# avianphysics/avian

Measured on NVIDIA H100. Metric: physics steps/sec on 100k-cube stack (broad phase + solver stage per step), higher is better.
Workload: dtype f32

## Files before the change

### avian_b200/csrc/solver_dev.cuh

```cuda
#pragma once
#include <cuda_pipeline.h>

#include "../../include/avian_b200.h"
#include "avn_math.cuh"

namespace avn {

enum { CP_N = 0, CP_T1 = 1, CP_TV = 2, CP_IDX = 3, CP_PT0 = 4, CP_PLANES = CP_PT0 + 3 * AVN_MAX_MANIFOLD_POINTS };
#define CP_ROW(k, r) (CP_PT0 + 3 * (k) + (r))
enum { CI_NP_MASK = 0x7, CI_ZERO1 = 1 << 4, CI_ZERO2 = 1 << 5, CI_NONDYN = 1 << 6, CI_TANGENT = 1 << 7,
       CI_VER1 = 1 << 8, CI_VER2 = 1 << 9 };
enum { BF_LOCK_MASK = 0x3f, BF_HAS_SOLVER_BODY = 1 << 8, BF_KINEMATIC = 1 << 9, BF_GYRO = 1 << 10, BF_DYNAMIC = 1 << 11,
       BF_CUSTOM_VEL = 1 << 12, BF_CUSTOM_POS = 1 << 13, BF_DOMINANCE_SHIFT = 16 };

enum { JP_IDX = 0,
       JP_R1 = 1,
       JP_R2 = 2,
       JP_CD = 3,
       JP_RD = 4,
       JP_A1 = 5,
       JP_A2 = 6,
       JP_B1 = 7,
       JP_B2 = 8,
       JP_LP = 9,
// ... 2 lines not shown
       JP_PLANES = 12 };

template <class S>
struct Soft { S bias, mass_scale, impulse_scale; };

template <class S>
struct DevSolver {
    int B, M, P, Mpad, J, Jpad, n_levels;
    int m_color_off[AVN_GRAPH_COLOR_COUNT + 1];
    int color_off[AVN_GRAPH_COLOR_COUNT + 1];
    int color_len[AVN_GRAPH_COLOR_COUNT];
    int wave;
    unsigned int* ver;
    int* deg;
    int* stamp;
    int substeps, iters, rest_iters, fast_trig, match_contacts;
    S h, dt, max_overlap_speed, warm_coeff, rest_threshold, joint_force_rhs;
    S gx, gy, gz;
    Soft<S> soft_dyn, soft_nondyn;
    const uint8_t* kind; const uint8_t* locked; const int8_t* dominance; const uint8_t* integ_flags;
    const S* position; const S* rotation; const S* linvel; const S* angvel; const S* inv_mass; const S* inv_inertia_local;
    const S* com; const S* lin_damp; const S* ang_damp; const S* grav_scale; const S* lin_acc; const S* ang_acc;
    const S* max_lin; const S* max_ang;
    S* out_position; S* out_rotation; S* out_linvel; S* out_angvel;
    Vec4<S>* vel; Vec4<S>* dlt; Vec4<S>* inr; Vec4<S>* itg; Vec4<S>* pre;
    const int* m_body1; const int* m_body2; const S* m_normal; const S* m_friction; const S* m_restitution; const S* m_tanvel;
    const uint32_t* m_point_begin; const uint32_t* m_point_end; const uint32_t* m_src;
    const S* p_anchor1; const S* p_anchor2; const S* p_penetration; const S* p_normal_speed;
    const S* p_ws_normal; const S* p_ws_tangent;
    const S* p_in_normal_impulse;
// ... 191 lines not shown
                                              V3<S> r1, V3<S> r2, V3<S> imp) {
    v1 = v1 - cmul(imp, in1.inv_mass);
    w1 = w1 - smul(in1.ii, cross(r1, imp));
    v2 = v2 + cmul(imp, in2.inv_mass);
    w2 = w2 + smul(in2.ii, cross(r2, imp));
}

enum { FLAG_RESTITUTION = 0, FLAG_WAVE = 1, FLAG_WORDS = 4 };
#ifdef AVN_WAVE_TRACE
#define AVN_TRACE_T(var) const long long var = clock64()
#define AVN_TRACE_ADD(d, i, v) do { if ((threadIdx.x & 31) == 0) atomicAdd(reinterpret_cast<unsigned long long*>((d).any_restitution + FLAG_WORDS) + (i), (unsigned long long)(v)); } while (0)
#else
#define AVN_TRACE_T(var)
#define AVN_TRACE_ADD(d, i, v)
#endif
__device__ __forceinline__ unsigned events_per_substep(int k, int iters) { return 2u + unsigned(2 + iters) * unsigned(k); }
enum { WV_IV = 0, WV_WARM = 1, WV_SOLVE = 2, WV_IP = 3, WV_RELAX = 4 };
__device__ __forceinline__ unsigned wave_event(int kind, int it, int s, int iters, int k, int r) {
    unsigned base = unsigned(s) * events_per_substep(k, iters);
    switch (kind) {
        case WV_IV: return base;
        case WV_WARM: return base + 1u + r;
        case WV_SOLVE: return base + 1u + unsigned(1 + it) * k + r;
        case WV_IP: return base + 1u + unsigned(1 + iters) * k;
        default: return base + 2u + unsigned(1 + iters) * k + r;
    }
}
__device__ __forceinline__ unsigned ld_acquire(const unsigned* p) {
    unsigned v;
    asm volatile("ld.acquire.gpu.global.u32 %0, [%1];" : "=r"(v) : "l"(p) : "memory");
    return v;
}
__device__ __forceinline__ void st_relaxed(unsigned* p, unsigned v) { asm volatile("st.relaxed.gpu.global.u32 [%0], %1;" ::"l"(p), "r"(v) : "memory"); }
__device__ __forceinline__ void fence_acq_rel() { asm volatile("fence.acq_rel.gpu;" ::: "memory"); }
__device__ __forceinline__ Vec4<float> ld4_cg(const Vec4<float>* p) {
    float4 v = __ldcg(reinterpret_cast<const float4*>(p));
    return mk4<float>(v.x, v.y, v.z, v.w);
}
__device__ __forceinline__ Vec4<double> ld4_cg(const Vec4<double>* p) {
    double2 a = __ldcg(reinterpret_cast<const double2*>(p)), b = __ldcg(reinterpret_cast<const double2*>(p) + 1);
// ... 18 lines not shown
    if (need2) st_relaxed(ver + b2, e2 + 1u);
}

constexpr int STAGE_ROWS = 3 * AVN_MAX_MANIFOLD_POINTS;
template <class S> __device__ __forceinline__ Vec4<S>* stage_base() {
    extern __shared__ __align__(32) unsigned char avn_stage_raw[];
    return reinterpret_cast<Vec4<S>*>(avn_stage_raw);
}
__device__ __forceinline__ void stage_copy(Vec4<float>* dst, const Vec4<float>* src) { __pipeline_memcpy_async(dst, src, 16); }
__device__ __forceinline__ void stage_copy(Vec4<double>* dst, const Vec4<double>* src) {
    __pipeline_memcpy_async(dst, src, 16);
    __pipeline_memcpy_async(reinterpret_cast<char*>(dst) + 16, reinterpret_cast<const char*>(src) + 16, 16);
}
template <class S> __host__ __device__ constexpr size_t stage_bytes(int threads, int max_points = AVN_MAX_MANIFOLD_POINTS) {
    return size_t(4 * max_points) * threads * sizeof(Vec4<S>);
}

template <class S, int PASS, int MAXP = AVN_MAX_MANIFOLD_POINTS>
__device__ __forceinline__ void contact_item(const DevSolver<S>& d, int slot) {
    const size_t MP = size_t(d.Mpad);
    Vec4<S>* c = d.cst + slot;
    Vec4<S> hidx = ld4(&c[CP_IDX * MP]);
    const int info = as_int(hidx.z);
    const int np = info & CI_NP_MASK;
    if (np == 0) return;
    const int b1 = as_int(hidx.x), b2 = as_int(hidx.y);
    Vec4<S> hn = mk4<S>(0, 0, 0, 0), ht1 = hn, htv = hn;
    BodyInertia<S> in1 = zero_inertia<S>(), in2 = zero_inertia<S>();
    Vec4<S> PC[MAXP];
    constexpr bool SOLVE = (PASS == PASS_SOLVE_BIAS || PASS == PASS_RELAX);
// ... 140 lines not shown
            if (k < np) pc_store(pc_ptr(d, k, slot), PC[k]);
    }
    if (!(info & CI_ZERO1)) {
        st4(&d.vel[2 * b1], mk4<S>(v1.x, v1.y, v1.z, S(0)));
        st4(&d.vel[2 * b1 + 1], mk4<S>(w1.x, w1.y, w1.z, S(0)));
    }
    if (!(info & CI_ZERO2)) {
        st4(&d.vel[2 * b2], mk4<S>(v2.x, v2.y, v2.z, S(0)));
        st4(&d.vel[2 * b2 + 1], mk4<S>(w2.x, w2.y, w2.z, S(0)));
    }
#undef ROW_A
#undef ROW_B
#undef ROW_D
}

template <class S, int PASS, int MAXP>
__device__ __forceinline__ void wave_contact_item(const DevSolver<S>& d, int slot, int s, int it, bool relax) {
    constexpr bool SOLVE = PASS == PASS_SOLVE_BIAS;
    relax = SOLVE && relax;
    const size_t MP = size_t(d.Mpad);
    const Vec4<S>* c = d.cst + slot;
    const Vec4<S> hidx = ld4(&c[CP_IDX * MP]);
    const int info = as_int(hidx.z);
    const int np = info & CI_NP_MASK;
    const int b1 = as_int(hidx.x), b2 = as_int(hidx.y);
    Vec4<S>* const stage = stage_base<S>() + threadIdx.x;
    const int T = blockDim.x;
#define ROW_A(k) stage[(3 * (k) + 0) * T]
#define ROW_B(k) stage[(3 * (k) + 1) * T]
#define ROW_D(k) stage[(3 * (k) + 2) * T]
#define ROW_PC(k) stage[(3 * MAXP + (k)) * T]
    Vec4<S> hn = mk4<S>(0, 0, 0, 0), ht1 = hn, htv = hn;
    BodyInertia<S> in1 = zero_inertia<S>(), in2 = zero_inertia<S>();
    if (np != 0) {
        hn = ld4(&c[CP_N * MP]);
        ht1 = ld4(&c[CP_T1 * MP]);
        if (SOLVE) htv = ld4(&c[CP_TV * MP]);
        if (!(info & CI_ZERO1)) in1 = unpack_inertia(ld4(&d.inr[2 * b1]), ld4(&d.inr[2 * b1 + 1]));
        if (!(info & CI_ZERO2)) in2 = unpack_inertia(ld4(&d.inr[2 * b2]), ld4(&d.inr[2 * b2 + 1]));
#pragma unroll 1
        for (int k = 0; k < np; ++k) {
            stage_copy(&ROW_A(k), &c[size_t(CP_ROW(k, 0)) * MP]);
            stage_copy(&ROW_B(k), &c[size_t(CP_ROW(k, 1)) * MP]);
            if (SOLVE && (info & CI_TANGENT)) stage_copy(&ROW_D(k), &c[size_t(CP_ROW(k, 2)) * MP]);
        }
    }
    __pipeline_commit();
    const bool ver1 = np != 0 && (info & CI_VER1), ver2 = np != 0 && (info & CI_VER2);
    const int rk = as_int(hidx.w);
    const int k1 = (rk >> 8) & 0xff, k2 = (rk >> 24) & 0xff;
    const int kind = SOLVE ? (relax ? WV_RELAX : WV_SOLVE) : WV_WARM;
    const unsigned e1 = wave_event(kind, it, s, d.iters, k1, rk & 0xff);
    const unsigned e2 = wave_event(kind, it, s, d.iters, k2, (rk >> 16) & 0xff);
    int* const watchdog = d.any_restitution + FLAG_WAVE;
    const V3<S> n = xyz(hn), t1 = xyz(ht1);
    const Soft<S> soft = (info & CI_NONDYN) ? d.soft_nondyn : d.soft_dyn;
    unsigned biased_points = 0;
    unsigned seen1 = 0u, seen2 = 0u;

    if (SOLVE) {
        AVN_TRACE_T(t_d0);
        const int sd = relax ? s : s - 1;
        if (sd >= 0)
            wave_wait<false>(d.ver, ver1, b1, wave_event(WV_IP, 0, sd, d.iters, k1, 0) + 1u, ver2, b2, wave_event(WV_IP, 0, sd, d.iters, k2, 0) + 1u,
                             watchdog, &seen1, &seen2);
        __pipeline_wait_prior(0);
        if (np != 0) {
            const Vec4<S> dp1 = ld4_cg(&d.dlt[2 * b1]), dq1 = ld4_cg(&d.dlt[2 * b1 + 1]);
            const Vec4<S> dp2 = ld4_cg(&d.dlt[2 * b2]), dq2 = ld4_cg(&d.dlt[2 * b2 + 1]);
            Q4<S> q1; q1.x = dq1.x; q1.y = dq1.y; q1.z = dq1.z; q1.w = dq1.w;
            Q4<S> q2; q2.x = dq2.x; q2.y = dq2.y; q2.z = dq2.z; q2.w = dq2.w;
            const V3<S> delta_translation = xyz(dp2) - xyz(dp1);
#pragma unroll
            for (int k = 0; k < MAXP; ++k) {
                if (k >= np) break;
// ... 18 lines not shown
    wave_wait(d.ver, ver1 && seen1 != e1, b1, e1, ver2 && seen2 != e2, b2, e2, watchdog);
    AVN_TRACE_ADD(d, 0, clock64() - t_w0);
    if (np == 0) return;
    AVN_TRACE_T(t_l0);
    const Vec4<S> l1 = ld4_cg(&d.vel[2 * b1]), a1 = ld4_cg(&d.vel[2 * b1 + 1]);
    const Vec4<S> l2 = ld4_cg(&d.vel[2 * b2]), a2 = ld4_cg(&d.vel[2 * b2 + 1]);
    {
        Vec4<S> pc[MAXP];
#pragma unroll
        for (int k = 0; k < MAXP; ++k)
            if (k < np) pc[k] = pc_load<true>(pc_ptr(d, k, slot));
#pragma unroll
        for (int k = 0; k < MAXP; ++k)
            if (k < np) ROW_PC(k) = pc[k];
    }
    if (!SOLVE) __pipeline_wait_prior(0);
#ifdef AVN_WAVE_TRACE
    if ((l1.x + a1.x + l2.x + a2.x) == S(1.2345e33)) d.any_restitution[1] = 2;
    AVN_TRACE_T(t_c0);
    AVN_TRACE_ADD(d, 1, t_c0 - t_l0);
#endif
    V3<S> v1 = xyz(l1), w1 = xyz(a1), v2 = xyz(l2), w2 = xyz(a2);
    const V3<S> t2 = cross(t1, n);

    if (!SOLVE) {
#pragma unroll 1
        for (int k = 0; k < np; ++k) {
            const Vec4<S> PAk = ROW_A(k), PBk = ROW_B(k), pck = ROW_PC(k);
            V3<S> r1 = xyz(PAk), r2 = xyz(PBk);
            S tx = (info & CI_TANGENT) ? pck.z : S(0), ty = (info & CI_TANGENT) ? pck.w : S(0);
            V3<S> p = d.warm_coeff * ((pck.x * n + tx * t1) + ty * t2);
            apply_impulse(v1, w1, v2, w2, in1, in2, r1, r2, p);
        }
    } else {
        const bool tangent = (info & CI_TANGENT) != 0;
#pragma unroll 1
        for (int k = 0; k < np; ++k) {
            const Vec4<S> PAk = ROW_A(k), PBk = ROW_B(k);
            Vec4<S> pck = ROW_PC(k);
            V3<S> r1 = xyz(PAk), r2 = xyz(PBk);
            V3<S> relv = (v2 + cross(w2, r2)) - (v1 + cross(w1, r1));
            S vn = dot(relv, n);
            S acc = pck.x;
            const S C = ((biased_points >> k) & 1u) ? soft.impulse_scale * acc : S(0);
            S impulse = -PBk.w * (vn + PAk.w) - C;
            S new_impulse = avn_max(acc + impulse, S(0));
            impulse = new_impulse - acc;
            pck.x = new_impulse;
            pck.y = pck.y + new_impulse;
// ... 47 lines not shown
    if (!(info & CI_ZERO2)) {
        st4(&d.vel[2 * b2], mk4<S>(v2.x, v2.y, v2.z, S(0)));
        st4(&d.vel[2 * b2 + 1], mk4<S>(w2.x, w2.y, w2.z, S(0)));
    }
    wave_publish(d.ver, ver1, b1, e1, ver2, b2, e2);
#ifdef AVN_WAVE_TRACE
    AVN_TRACE_ADD(d, 3, clock64() - t_s0);
    AVN_TRACE_ADD(d, 4, 1);
#endif
#undef ROW_A
#undef ROW_B
#undef ROW_D
#undef ROW_PC
}
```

## [Exercise brief]
In the records, how many lines have the word "template" in them? Only the number is needed.

## [Written response]
6